§ YOUR INSTRUCTIONS: For the records below, say how many lines contain the string "memory". Give no other text.

§ RECORD EXCERPTS:
►

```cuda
__device__ __forceinline__ u32x8 ldg256_stream(const void* p) {
    u32x8 r;
    asm volatile("ld.global.nc.L1::no_allocate.v8.b32 {%0,%1,%2,%3,%4,%5,%6,%7}, [%8];"
                 : "=r"(r.v[0]), "=r"(r.v[1]), "=r"(r.v[2]), "=r"(r.v[3]), "=r"(r.v[4]), "=r"(r.v[5]), "=r"(r.v[6]), "=r"(r.v[7])
                 : "l"(p));
    return r;
// ... 7 lines not shown
    uint2 r;
    asm volatile("ld.global.nc.L1::no_allocate.v2.b32 {%0,%1}, [%2];" : "=r"(r.x), "=r"(r.y) : "l"(p));
    return r;
}
__device__ __forceinline__ void stg256_stream(void* p, const u32x8& r) {
    asm volatile("st.global.L1::no_allocate.v8.b32 [%0], {%1,%2,%3,%4,%5,%6,%7,%8};" ::"l"(p), "r"(r.v[0]), "r"(r.v[1]), "r"(r.v[2]),
                 "r"(r.v[3]), "r"(r.v[4]), "r"(r.v[5]), "r"(r.v[6]), "r"(r.v[7])
                 : "memory");
}
__device__ __forceinline__ void stg128_stream(void* p, uint4 r) {
    asm volatile("st.global.L1::no_allocate.v4.b32 [%0], {%1,%2,%3,%4};" ::"l"(p), "r"(r.x), "r"(r.y), "r"(r.z), "r"(r.w) : "memory");
}
__device__ __forceinline__ void stg64_stream(void* p, uint2 r) {
    asm volatile("st.global.L1::no_allocate.v2.b32 [%0], {%1,%2};" ::"l"(p), "r"(r.x), "r"(r.y) : "memory");
}

template <int ELEM>
__device__ __forceinline__ int shared_exp_from_maxE(int maxE) {
    int s = maxE - Fmt<ELEM>::max_pow2;
    s = max(s, 0);
    s = min(s, 254);
    return maxE == 255 ? 255 : s;
}
__device__ __forceinline__ float inv_scale_f32(int s) {
    return __uint_as_float(s <= 253 ? (uint32_t)(254 - s) << 23 : 0x00400000u);
}
__device__ __forceinline__ float scale_f32(int s) {
    return __uint_as_float(s == 0 ? 0x00400000u : (s == 255 ? 0x7FC00000u : (uint32_t)s << 23));
}

// ... 105 lines not shown
```

torchmx_b200/csrc/mxq_dequantize.cu:

```cuda
#include <type_traits>

#include "mxq_common.cuh"

namespace mxq {

constexpr int kDequantThreads = 256;

template <int ELEM>
__device__ __forceinline__ void decode4(uint32_t word, float sc, float (&f)[4]) {
    if constexpr (ELEM == MXQ_ELEM_INT8) {
#pragma unroll
        for (int j = 0; j < 4; ++j) f[j] = (float)(int)(int8_t)(word >> (8 * j)) * sc;
    } else {
        const uint32_t h0 = decode_pair_f16x2<ELEM>(word & 0xFFFF), h1 = decode_pair_f16x2<ELEM>(word >> 16);
        f[0] = f16lo_to_f32(h0) * sc; f[1] = f16hi_to_f32(h0) * sc;
        f[2] = f16lo_to_f32(h1) * sc; f[3] = f16hi_to_f32(h1) * sc;
    }
}

__device__ __forceinline__ void decode8_e2m1(uint32_t word, float sc, float (&f)[8]) {
#pragma unroll
    for (int j = 0; j < 4; ++j) {
        const uint32_t h = decode_e2m1_byte_f16x2((word >> (8 * j)) & 0xFF);
        f[2 * j] = f16hi_to_f32(h) * sc;
        f[2 * j + 1] = f16lo_to_f32(h) * sc;
    }
}

template <int N, bool F32>
__device__ __forceinline__ void store_run(void* dst, int64_t first_elem, const float (&f)[N]) {
    if constexpr (F32) {
        uint8_t* p = reinterpret_cast<uint8_t*>(dst) + first_elem * 4;
#pragma unroll
        for (int j = 0; j < N / 8; ++j) {
            u32x8 o;
#pragma unroll
            for (int k = 0; k < 8; ++k) o.v[k] = __float_as_uint(f[8 * j + k]);
            stg256_stream(p + 32 * j, o);
        }
    } else {
        uint8_t* p = reinterpret_cast<uint8_t*>(dst) + first_elem * 2;
#pragma unroll
        for (int j = 0; j < N / 16; ++j) {
            u32x8 o;
#pragma unroll
            for (int k = 0; k < 8; ++k) o.v[k] = pack_bf16x2(f[16 * j + 2 * k], f[16 * j + 2 * k + 1]);
            stg256_stream(p + 32 * j, o);
        }
    }
}

template <int ELEM, bool F32, int CB>
__global__ void __launch_bounds__(kDequantThreads) dequantize_b32_kernel(const uint8_t* __restrict__ codes, const uint8_t* __restrict__ scales,
                                                                         void* __restrict__ dst, int64_t n_code_bytes) {
    constexpr int PER = (ELEM == MXQ_ELEM_E2M1) ? 2 : 1;
    constexpr int NH = CB / 16;
    const int64_t n_chunks = n_code_bytes / CB;
    const int64_t stride = (int64_t)gridDim.x * kDequantThreads;
    for (int64_t c = (int64_t)blockIdx.x * kDequantThreads + threadIdx.x; c < n_chunks; c += stride) {
        uint32_t w[CB / 4];
        if constexpr (CB == 32) {
            const u32x8 v = ldg256_stream(codes + c * 32);
#pragma unroll
            for (int k = 0; k < 8; ++k) w[k] = v.v[k];
        } else {
            const uint4 v = ldg128_stream(codes + c * 16);
            w[0] = v.x; w[1] = v.y; w[2] = v.z; w[3] = v.w;
        }
        int s[NH];
#pragma unroll
        for (int h = 0; h < NH; ++h) s[h] = __ldg(scales + ((c * CB + 16 * h) * PER) / 32);
#pragma unroll
        for (int h = 0; h < NH; ++h) {
            const float sc = scale_f32(s[h]);
            const int64_t e0 = (c * CB + 16 * h) * PER;
            if constexpr (ELEM == MXQ_ELEM_E2M1) {
                float f[32];
#pragma unroll
                for (int i = 0; i < 4; ++i) {
                    float t[8];
                    decode8_e2m1(w[4 * h + i], sc, t);
#pragma unroll
                    for (int k = 0; k < 8; ++k) f[8 * i + k] = t[k];
                }
                store_run<32, F32>(dst, e0, f);
            } else {
                float f[16];
#pragma unroll
                for (int i = 0; i < 4; ++i) {
                    float t[4];
                    decode4<ELEM>(w[4 * h + i], sc, t);
#pragma unroll
                    for (int k = 0; k < 4; ++k) f[4 * i + k] = t[k];
                }
                store_run<16, F32>(dst, e0, f);
            }
        }
    }
}

struct StridedArgs {
    int ndim, block_dim, block_size;
    int64_t sizes[MXQ_MAX_DIMS], code_strides[MXQ_MAX_DIMS], scale_strides[MXQ_MAX_DIMS];
    int64_t total;
};

template <int ELEM, bool F32>
__global__ void dequantize_strided_kernel(const uint8_t* __restrict__ codes, const uint8_t* __restrict__ scales, void* __restrict__ dst,
                                          StridedArgs a) {
    const int64_t o = (int64_t)blockIdx.x * blockDim.x + threadIdx.x;
// ... 123 lines not shown
            const int chunk = ((q * PER) / CH + j) ^ (F32 ? 2 * g : g);
            const uint4 v = *reinterpret_cast<const uint4*>(&tile[kk][chunk * CH]);
            if (vec_out) {
                stg128_stream(out + j * CH, v);
            } else {
                const T* e = reinterpret_cast<const T*>(&v);
                for (int u = 0; u < CH; ++u)
                    if (n + j * CH + u < N) out[j * CH + u] = e[u];
            }
        }
    }
}

template <int ELEM, bool F32>
static cudaError_t launch_flat(const void* codes, const uint8_t* scales, int64_t n_blocks, int block_size, void* dst, int sm_count, int cb,
                               int waves, cudaStream_t stream) {
    if (n_blocks == 0) return cudaSuccess;
    if (block_size == 32 && ((uintptr_t)codes % 32) == 0 && ((uintptr_t)dst % 32) == 0) {
        const int64_t n_code_bytes = n_blocks * ((ELEM == MXQ_ELEM_E2M1) ? 16 : 32);
        if (cb != 16 && cb != 32) cb = (!F32 && ELEM != MXQ_ELEM_E2M1) ? 32 : 16;
        if (n_code_bytes % cb) cb = 16;
        const int64_t n_chunks = n_code_bytes / cb;
        const int64_t want = (n_chunks + kDequantThreads - 1) / kDequantThreads;
        const int64_t cap = waves > 0 ? (int64_t)sm_count * 8 * waves : (int64_t)0x7FFFFFFF;
        const int grid = (int)(want < cap ? want : cap);
        if (cb == 32) dequantize_b32_kernel<ELEM, F32, 32><<<grid, kDequantThreads, 0, stream>>>((const uint8_t*)codes, scales, dst, n_code_bytes);
        else dequantize_b32_kernel<ELEM, F32, 16><<<grid, kDequantThreads, 0, stream>>>((const uint8_t*)codes, scales, dst, n_code_bytes);
        return cudaGetLastError();
    }
    StridedArgs a{};
    a.ndim = 1; a.block_dim = 0; a.block_size = block_size;
    a.sizes[0] = n_blocks * block_size; a.code_strides[0] = 1; a.scale_strides[0] = 1;
    a.total = a.sizes[0];
    const unsigned grid = (unsigned)((a.total + 255) / 256);
    dequantize_strided_kernel<ELEM, F32><<<grid, 256, 0, stream>>>((const uint8_t*)codes, scales, dst, a);
    return cudaGetLastError();
}

template <int ELEM, bool F32>
static cudaError_t launch_strided(const void* codes, const uint8_t* scales, int ndim, const int64_t* sizes, const int64_t* cs,
                                  const int64_t* ss, int block_dim, int block_size, void* dst, cudaStream_t stream) {
    StridedArgs a{};
// ... 33 lines not shown
    return cudaGetLastError();
}

#define MXQ_DISPATCH_ELEM_DT(elem, f32, CALL)                                                    \
    switch (elem) {                                                                              \
    case MXQ_ELEM_E4M3: return f32 ? CALL(MXQ_ELEM_E4M3, true) : CALL(MXQ_ELEM_E4M3, false);     \
    case MXQ_ELEM_E3M2: return f32 ? CALL(MXQ_ELEM_E3M2, true) : CALL(MXQ_ELEM_E3M2, false);     \
    case MXQ_ELEM_E2M3: return f32 ? CALL(MXQ_ELEM_E2M3, true) : CALL(MXQ_ELEM_E2M3, false);     \
    case MXQ_ELEM_E2M1: return f32 ? CALL(MXQ_ELEM_E2M1, true) : CALL(MXQ_ELEM_E2M1, false);     \
    case MXQ_ELEM_INT8: return f32 ? CALL(MXQ_ELEM_INT8, true) : CALL(MXQ_ELEM_INT8, false);     \
    case MXQ_ELEM_E5M2: return f32 ? CALL(MXQ_ELEM_E5M2, true) : CALL(MXQ_ELEM_E5M2, false);     \
    default: return cudaErrorInvalidValue;                                                       \
    }

cudaError_t launch_dequantize(const void* codes, const uint8_t* scales, int64_t n_blocks, int block_size, int elem, int dst_dtype, void* dst,
                              int sm_count, int cb, int waves, cudaStream_t stream) {
    const bool f32 = dst_dtype == MXQ_HP_F32;
#define CALL(E, F) launch_flat<E, F>(codes, scales, n_blocks, block_size, dst, sm_count, cb, waves, stream)
    MXQ_DISPATCH_ELEM_DT(elem, f32, CALL)
#undef CALL
}

cudaError_t launch_dequantize_strided(const void* codes, const uint8_t* scales, int ndim, const int64_t* sizes, const int64_t* cs,
                                      const int64_t* ss, int block_dim, int block_size, int elem, int dst_dtype, void* dst,
                                      cudaStream_t stream) {
    const bool f32 = dst_dtype == MXQ_HP_F32;
#define CALL(E, F) launch_strided<E, F>(codes, scales, ndim, sizes, cs, ss, block_dim, block_size, dst, stream)
    MXQ_DISPATCH_ELEM_DT(elem, f32, CALL)
#undef CALL
}

}
```

torchmx_b200/csrc/mxq_quantize.cu:

```cuda
#include "mxq_quant_core.cuh"

namespace mxq {

constexpr int kQuantThreads = 256;

template <int ELEM, int EPT, int BS = 32, bool OPERAND = false>
__global__ void __launch_bounds__(kQuantThreads) quantize_b32_bf16_kernel(const uint16_t* __restrict__ src, uint8_t* __restrict__ codes,
                                                                           uint8_t* __restrict__ scales, int64_t n_blocks, uint32_t flags) {
    pdl_launch_dependents();
    constexpr int LPB = BS / EPT;
    constexpr int NW = EPT / 2;
    constexpr int NO = (ELEM == MXQ_ELEM_E2M1) ? NW / 4 : NW / 2;
    const int64_t n_chunks = n_blocks * LPB;
    const int64_t stride = (int64_t)gridDim.x * kQuantThreads;
    for (int64_t c0 = (int64_t)blockIdx.x * kQuantThreads; c0 < n_chunks; c0 += stride) {
        const int64_t c = c0 + threadIdx.x;
        const bool live = c < n_chunks;
        uint32_t w[NW];
        if (live) {
            const uint8_t* p = reinterpret_cast<const uint8_t*>(src) + c * (EPT * 2);
            if constexpr (EPT == 8) {
                const uint4 v = ldg128_stream(p);
                w[0] = v.x; w[1] = v.y; w[2] = v.z; w[3] = v.w;
            } else {
#pragma unroll
                for (int j = 0; j < NW / 8; ++j) {
                    const u32x8 v = ldg256_stream(p + 32 * j);
#pragma unroll
                    for (int k = 0; k < 8; ++k) w[8 * j + k] = v.v[k];
                }
            }
        } else {
#pragma unroll
            for (int i = 0; i < NW; ++i) w[i] = 0;
        }
        uint32_t m = 0;
#pragma unroll
        for (int i = 0; i < NW; ++i) m = umax16x2(m, w[i] & 0x7FFF7FFFu);
        m = max(m & 0xFFFFu, m >> 16);
#pragma unroll
        for (int d = 1; d < LPB; d <<= 1) m = max(m, __shfl_xor_sync(0xFFFFFFFFu, m, d));
        const int s = shared_exp_from_maxE<ELEM>((int)(m >> 7));
// ... 143 lines not shown
    const int64_t i = (int64_t)blockIdx.x * blockDim.x + threadIdx.x;
    if constexpr (ELEM == MXQ_ELEM_E2M1) {
        if (2 * i + 1 >= n_elems + 1) return;
        const int64_t e0 = 2 * i, e1 = 2 * i + 1;
        const uint32_t hi = code_generic<ELEM, T>(src[e0], scales[e0 / block_size], hw_exact);
        const uint32_t lo = code_generic<ELEM, T>(src[e1], scales[e1 / block_size], hw_exact);
        codes[i] = (uint8_t)((hi << 4) | lo);
    } else {
        if (i >= n_elems) return;
        codes[i] = (uint8_t)code_generic<ELEM, T>(src[i], scales[i / block_size], hw_exact);
    }
}
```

◄

§ WRITTEN ANSWER: 3